Попросил гость исподволь подробнее разузнать о ходах, а затем посоветовал самое главное: пускать по ветру хозяйство, записываться в колхоз и звать за собой всех кохановских богатеев. Но чтоб через два-три года в колхозе не осталось ни одной лошади, ни одной пары быков. Урожай сжигать на корню и в скирдах. Нужен голод. Нужен мужичий бунт. Тогда придет на помощь заграница. Войска украинской национальной рады наготове. Трифон в этих войсках ходит в чине полковника.
Оляна смотрела гостю в самую душу. Проговорился он, что Трифон заболел чахоткой. Почувствовала — и еще чего-то недоговаривает; не помогал ему и грозный ум в глазах — отводил их под ее пытливым и чутким взглядом. К утру гость захмелел от выпитой самогонки, пустил слезу, со злобой заговорил о том, что трудно украинцам на чужбине. Много черной зависти среди них, звериной лютости, беспощадности друг к другу. Грызутся как пауки в банке. И это на глазах у поляков… А откуда полякам знать, что настоящий характер Украины совсем не такой? Вот и получается, что из-за выродков добрые люди холодными глазами смотрят на украинский народ.
Потом грузно поднялся, подошел к ней и, дохнув в лицо тяжелым самогонным духом, грубо облапил, потянул к кровати. Она беспомощно отталкивала его, а он горячо шептал на ухо, чтоб плюнула на Трифона и не ждала, ибо он не лучше других, да и не жилец на белом свете. Сказал, что и золото, которое она передала Трифону, пошло дымом в варшавских и краковских ресторанах.
С тех пор лишилась Оляна покоя. Как никогда, почувствовала себя одинокой, почувствовала жалость к своей серой судьбе. А ведь когда-то думала, что счастье — в богатстве. И вот она купается в нем, а счастья нет… Если б взгляд оставлял следы… Сколько смотрела с мольбой на строгую икону во влажных бликах лампадки, сколько выстояла перед ней на коленях и отвесила поклонов! Краска сошла на полу в том месте… И душа Оляны истончилась, обмелела. Не принесло богатство счастья. А вокруг плещется оно…

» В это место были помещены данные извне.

# R-Sweke/DeepQ-Decoding

Hardware: AMD Instinct MI355X
Metric: env steps/sec + DQN updates/sec, d=5 depolarising, batch 4096, 1/2/4/8 GPU (higher is better)
Workload: dtype f32 (operands as 2 f16 pieces = 22 significant bits, 2 or 3 f16 MFMAs per product, f32 accumulate); 1 GPU; c3: d=5 DP p_phys=p_meas=0.011 depth=5, 4096 lattices/GPU, mode=loop; policy=eps-greedy over legal moves, eps=0.1, live Q-network, minibatch_per_gpu=4096, updates_per_vector_step=1, observations=patch words (d*d u32 per lattice), replay_ring_slots=257, network=conv 64x3s2-32x2-32x2, dense 512 (dropout .2), dueling, n_params=193283, grad_allreduce=none (1 GPU)

## Files before the change

deepq-decoding_amd/csrc/fused.hip:

```cpp
#include "qnet.h"
#include <type_traits>
#include <utility>

DQ_STAMP_READER(dq_dbg_read_fwd)

#ifndef CONV_PIN
#define CONV_PIN 1
#endif
#ifndef DENSE_PIN
#define DENSE_PIN 1
#endif
#ifndef CONV_APIPE
#define CONV_APIPE 1
#endif
#ifndef DENSE_XPIPE
#define DENSE_XPIPE 1
#endif
#ifndef CONV_SWZ
#define CONV_SWZ 0
#endif
#define A1_PS (CONV_SWZ ? 64 : 72)
#ifndef CONV1_PIPE
#define CONV1_PIPE 0
#endif
// ... 961 lines not shown
    const int NTQ = (A + 15) >> 4;
    float b3[KG3][4];
    f32x4 bias1[4];
#pragma unroll
    for (int ct = 0; ct < 4; ++ct)
        bias1[ct] = *reinterpret_cast<const f32x4u*>(J.params + a.b_off[0] + 64 * wave + 32 * (ct >> 1) + 8 * kq + 4 * (ct & 1));
    const int nt3 = NTQ > 0 ? NTQ : 1, parts = DENSE_WAVES / nt3, ct3 = wave % nt3, part = wave / nt3;
    const bool act3 = a.N3 > 0 && part < parts;
    const int col3 = 16 * ct3 + j;
    float bias3 = 0.f;
    auto load_b3 = [&]() {
        const float* w3q = reinterpret_cast<const float*>(J.packed + a.pk_w3q);
        bias3 = w3q[16 * KG3 * PW + col3];
#pragma unroll
        for (int g = 0; g < KG3; ++g)
#pragma unroll
            for (int s = 0; s < 4; ++s) b3[g][s] = w3q[(16 * g + 4 * kq + s) * PW + col3];
    };
    if (act3 && !LEAN) load_b3();
    const int rcol = tid & 63;
    float bias2r[(PW + 63) / 64];
#pragma unroll
    for (int cc = 0; cc < (PW + 63) / 64; ++cc) bias2r[cc] = J.params[a.b_off[1] + min(rcol + 64 * cc, a.N2 - 1)];
    __syncthreads();

    DQ_STAMP(DQ_TAG_DENSE_FWD, 3);
    auto hidden_pieces = [&](int u, F16x2 (&hb)[2]) {
        const int row = 16 * u + j;
        float rm = 0.f;
#pragma unroll
        for (int b = 0; b < 2; ++b) {
#pragma unroll
            for (int s = 0; s < 2; ++s) {
                const int ct = 2 * b + s;
                f32x4 v;
#pragma unroll
                for (int r = 0; r < 4; ++r) v[r] = fmaxf(f16x2_sum(acc[u][ct][0][r], acc[u][ct][1][r]) + bias1[ct][r], 0.f);
                if (J.keep_scale > 0.f) {
#pragma unroll
                    for (int r = 0; r < 4; ++r) v[r] = ((keepb[u] >> (8 * b + 4 * s + r)) & 1u) ? v[r] * J.keep_scale : 0.f;
                }
                range_max4(rm, v);
                u32 hp[2], lp[2];
                split_f16x2_pair(v[0], v[1], hp[0], lp[0]);
                split_f16x2_pair(v[2], v[3], hp[1], lp[1]);
                hb[b].h[2 * s] = hp[0]; hb[b].h[2 * s + 1] = hp[1];
                hb[b].l[2 * s] = lp[0]; hb[b].l[2 * s + 1] = lp[1];
            }
            if (J.h1_pl && row < ns && !DQ_EXP_NOSTORE) {
                unsigned short* gp = J.h1_pl + (size_t)(b0 + row) * DENSE_HID + 64 * wave + 32 * b + 8 * kq;
                *reinterpret_cast<u32x4*>(gp) = hb[b].h;
                *reinterpret_cast<u32x4*>(gp + (size_t)J.plane_rows * DENSE_HID) = hb[b].l;
            }
        }
        range_commit(rbad, rm);
    };
    if constexpr (LEAN) {
        static_assert(!LEAN || (ROWS / PR == 1 && UP == 2), "one reduction pass over both row tiles");
        F16x2 hbw[2][2];
        hidden_pieces(0, hbw[0]);
        hidden_pieces(1, hbw[1]);
#pragma unroll
        for (int uu = 0; uu < 2; ++uu) {
            f32x4 acc2[NT2][2];
#pragma unroll
            for (int t = 0; t < NT2; ++t) { acc2[t][0] = f32x4{0.f, 0.f, 0.f, 0.f}; acc2[t][1] = acc2[t][0]; }
#pragma unroll
            for (int b = 0; b < 2; ++b) {
                F16x2 wb[NT2];
#pragma unroll
                for (int t = 0; t < NT2; ++t) { wb[t].h = pk2[(b * NT2 + t) * PK_BLOCK]; wb[t].l = pk2[(b * NT2 + t) * PK_BLOCK + PK_LO]; }
#pragma unroll
                for (int t = 0; t < NT2; ++t) mma_f16x3(wb[t], hbw[uu][b], acc2[t][0], acc2[t][1]);
            }
#pragma unroll
            for (int t = 0; t < NT2; ++t)
                *reinterpret_cast<f32x4*>(s_part + (wave * PR + 16 * uu + j) * PWP + 16 * t + 4 * kq) = f16x2_sum(acc2[t][0], acc2[t][1]);
        }
    }
    if constexpr (WIDE2) {
        static_assert(!WIDE2 || (ROWS / PR == 1 && UP == 2), "one reduction pass over both row tiles");
        F16x2 hbw[2][2];
        F16x2 w2b[2][NTW];
        load_w2(w2, 0);
        load_w2(w2b, NTW);
        hidden_pieces(0, hbw[0]);
        hidden_pieces(1, hbw[1]);
#pragma unroll
        for (int hlf = 0; hlf < 2; ++hlf)
#pragma unroll
            for (int uu = 0; uu < 2; ++uu) {
                f32x4 acc2[NTW][2];
#pragma unroll
                for (int t = 0; t < NTW; ++t) { acc2[t][0] = f32x4{0.f, 0.f, 0.f, 0.f}; acc2[t][1] = acc2[t][0]; }
#pragma unroll
                for (int b = 0; b < 2; ++b)
#pragma unroll
                    for (int t = 0; t < NTW; ++t) mma_f16x3(hlf ? w2b[b][t] : w2[b][t], hbw[uu][b], acc2[t][0], acc2[t][1]);
#pragma unroll
                for (int t = 0; t < NTW; ++t)
                    *reinterpret_cast<f32x4*>(s_part + (wave * PR + 16 * uu + j) * PWP + 16 * (NTW * hlf + t) + 4 * kq) = f16x2_sum(acc2[t][0], acc2[t][1]);
            }
    }
#pragma unroll
    for (int pass = 0; pass < ROWS / PR; ++pass) {
#pragma unroll
        for (int uu = 0; uu < (WIDE2 || LEAN ? 0 : UP); ++uu) {
            const int u = pass * UP + uu, row = 16 * u + j;
            F16x2 hb[2];
            float rm = 0.f;
#pragma unroll
            for (int b = 0; b < 2; ++b) {
#pragma unroll
                for (int s = 0; s < 2; ++s) {
                    const int ct = 2 * b + s;
                    f32x4 v;
#pragma unroll
                    for (int r = 0; r < 4; ++r) v[r] = fmaxf(f16x2_sum(acc[u][ct][0][r], acc[u][ct][1][r]) + bias1[ct][r], 0.f);
                    if (J.keep_scale > 0.f) {
#pragma unroll
                        for (int r = 0; r < 4; ++r) v[r] = ((keepb[u] >> (8 * b + 4 * s + r)) & 1u) ? v[r] * J.keep_scale : 0.f;
                    }
                    range_max4(rm, v);
                    u32 hp[2], lp[2];
                    split_f16x2_pair(v[0], v[1], hp[0], lp[0]);
                    split_f16x2_pair(v[2], v[3], hp[1], lp[1]);
                    hb[b].h[2 * s] = hp[0]; hb[b].h[2 * s + 1] = hp[1];
                    hb[b].l[2 * s] = lp[0]; hb[b].l[2 * s + 1] = lp[1];
                }
                if (J.h1_pl && row < ns && !DQ_EXP_NOSTORE) {
                    unsigned short* gp = J.h1_pl + (size_t)(b0 + row) * DENSE_HID + 64 * wave + 32 * b + 8 * kq;
                    *reinterpret_cast<u32x4*>(gp) = hb[b].h;
                    *reinterpret_cast<u32x4*>(gp + (size_t)J.plane_rows * DENSE_HID) = hb[b].l;
                }
            }
            range_commit(rbad, rm);
            f32x4 acc2[NTW][2];
#pragma unroll
            for (int t = 0; t < NTW; ++t) { acc2[t][0] = f32x4{0.f, 0.f, 0.f, 0.f}; acc2[t][1] = acc2[t][0]; }
#pragma unroll
            for (int b = 0; b < 2; ++b)
#pragma unroll
                for (int t = 0; t < NTW; ++t) mma_f16x3(w2[b][t], hb[b], acc2[t][0], acc2[t][1]);
#pragma unroll
            for (int t = 0; t < NTW; ++t)
                *reinterpret_cast<f32x4*>(s_part + (wave * PR + 16 * uu + j) * PWP + 16 * t + 4 * kq) = f16x2_sum(acc2[t][0], acc2[t][1]);
        }
        if (pass == 0) { DQ_STAMP(DQ_TAG_DENSE_FWD, 4); }
        __syncthreads();
#pragma unroll
        for (int cc = 0; cc < (PW + 63) / 64; ++cc) {
            const int col = rcol + 64 * cc;
            if (col >= a.N2) continue;
#pragma unroll
            for (int rr = tid >> 6; rr < PR; rr += DENSE_THREADS / 64) {
                const int row = pass * PR + rr;
                float v = bias2r[cc];
#pragma unroll
                for (int w = 0; w < DENSE_WAVES; ++w) v += s_part[(w * PR + rr) * PWP + col];
                s_y2[row * a.ld2 + col] = v;
            }
        }
        __syncthreads();
        if (pass == 0) { DQ_STAMP(DQ_TAG_DENSE_FWD, 5); }
    }

    if (J.y2_pl) {
        const int per_row = J.small_ld >> 3, prs = J.small_ld == 64 ? 3 : 4;
        for (int i = tid; i < ROWS * per_row; i += DENSE_THREADS) {
            const int row = i >> prs, c8 = (i - (row << prs)) * 8;
            if (row >= ns) continue;
            const float* yp = s_y2 + row * a.ld2 + c8;
            const F16x2 o = split_f16x2(f32x4{yp[0], yp[1], yp[2], yp[3]}, f32x4{yp[4], yp[5], yp[6], yp[7]});
            unsigned short* gp = J.y2_pl + (size_t)(b0 + row) * J.small_ld + c8;
            *reinterpret_cast<u32x4*>(gp) = o.h;
            *reinterpret_cast<u32x4*>(gp + (size_t)J.plane_rows * J.small_ld) = o.l;
        }
    }
    DQ_STAMP(DQ_TAG_DENSE_FWD, 6);
    if (a.N3 > 0) {
        if (act3) {
            if constexpr (LEAN) load_b3();
            for (int u = part; u < RT; u += parts) {
                f32x4 acc3[2] = {{0.f, 0.f, 0.f, 0.f}, {0.f, 0.f, 0.f, 0.f}};
                const float* yrow = s_y2 + (16 * u + j) * a.ld2 + 4 * kq;
#pragma unroll
                for (int g = 0; g < KG3; ++g) {
                    const f32x4 av = *reinterpret_cast<const f32x4*>(yrow + 16 * g);
#pragma unroll
                    for (int s = 0; s < 4; ++s) acc3[s & 1] = MFMA16(av[s], b3[g][s], acc3[s & 1]);
                }
#pragma unroll
                for (int r = 0; r < 4; ++r) {
                    const int row = 16 * u + 4 * kq + r;
                    const float qv = (acc3[0][r] + acc3[1][r]) + bias3;
                    const bool live = col3 < A && row < ns;
                    if (live) J.q_out[(size_t)(b0 + row) * A + col3] = qv;
                    range_track_finite(rbad, live ? qv : 0.f);
                }
            }
        }
        DQ_STAMP(DQ_TAG_DENSE_FWD, 7);
    } else {
        DQ_STAMP(DQ_TAG_DENSE_FWD, 7);
        constexpr int RW = ROWS / DENSE_WAVES;
#pragma unroll
        for (int u = 0; u < RW; ++u) {
            const int row = wave + DENSE_WAVES * u;
            if (row >= ns) continue;
#pragma unroll
            for (int h = 0; h < 2; ++h) {
                const int c = lane + 64 * h;
                if (c < A) J.q_out[(size_t)(b0 + row) * A + c] = s_y2[row * a.ld2 + c];
            }
        }
    }
    range_report(rbad, a.range_flag);
    DQ_STAMP(DQ_TAG_DENSE_FWD, 8);
    DQ_STAMP_WG(DQ_TAG_DENSE_FWD, 1);
    DQ_STAMP_PAIR(3);
}
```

Вон живет по соседству Дмитро Шевчук. Любит Оляна слушать говорливый, дробный перезвон молотков, доносящийся из его кузницы. Слышит в том перезвоне какие-то слова — радостно-оживленные, подчас насмешливые, обнадеживающие. У Дмитра — три сына, три молодых кузнеца. И сколько там они зарабатывают? Копейки! Корову держат старую-престарую, давно менять пора, но никак не стянутся средствами… А счастье все-таки живет в хате кузнеца. У Оляны слезы выступают на глазах, когда видит, как по субботам чумазая, закопченная семья Шевчуков отправляется в баню на сахарный завод. Идут хлопцы улицей вслед за батькой, сверкают глазищами, скалят в улыбке белые зубы — довольные собой и своей жизнью. А возвращаются домой, ковалиха (так зовут в селе жену кузнеца) встречает их у ворот и кличет в хату к столу, где дымятся вареники, стынет холодец, краснеет графин сливянки. Счастливая ковалиха… Кругом много счастливых, а она, Оляна, бесталанная. И ведь еще не совсем старая.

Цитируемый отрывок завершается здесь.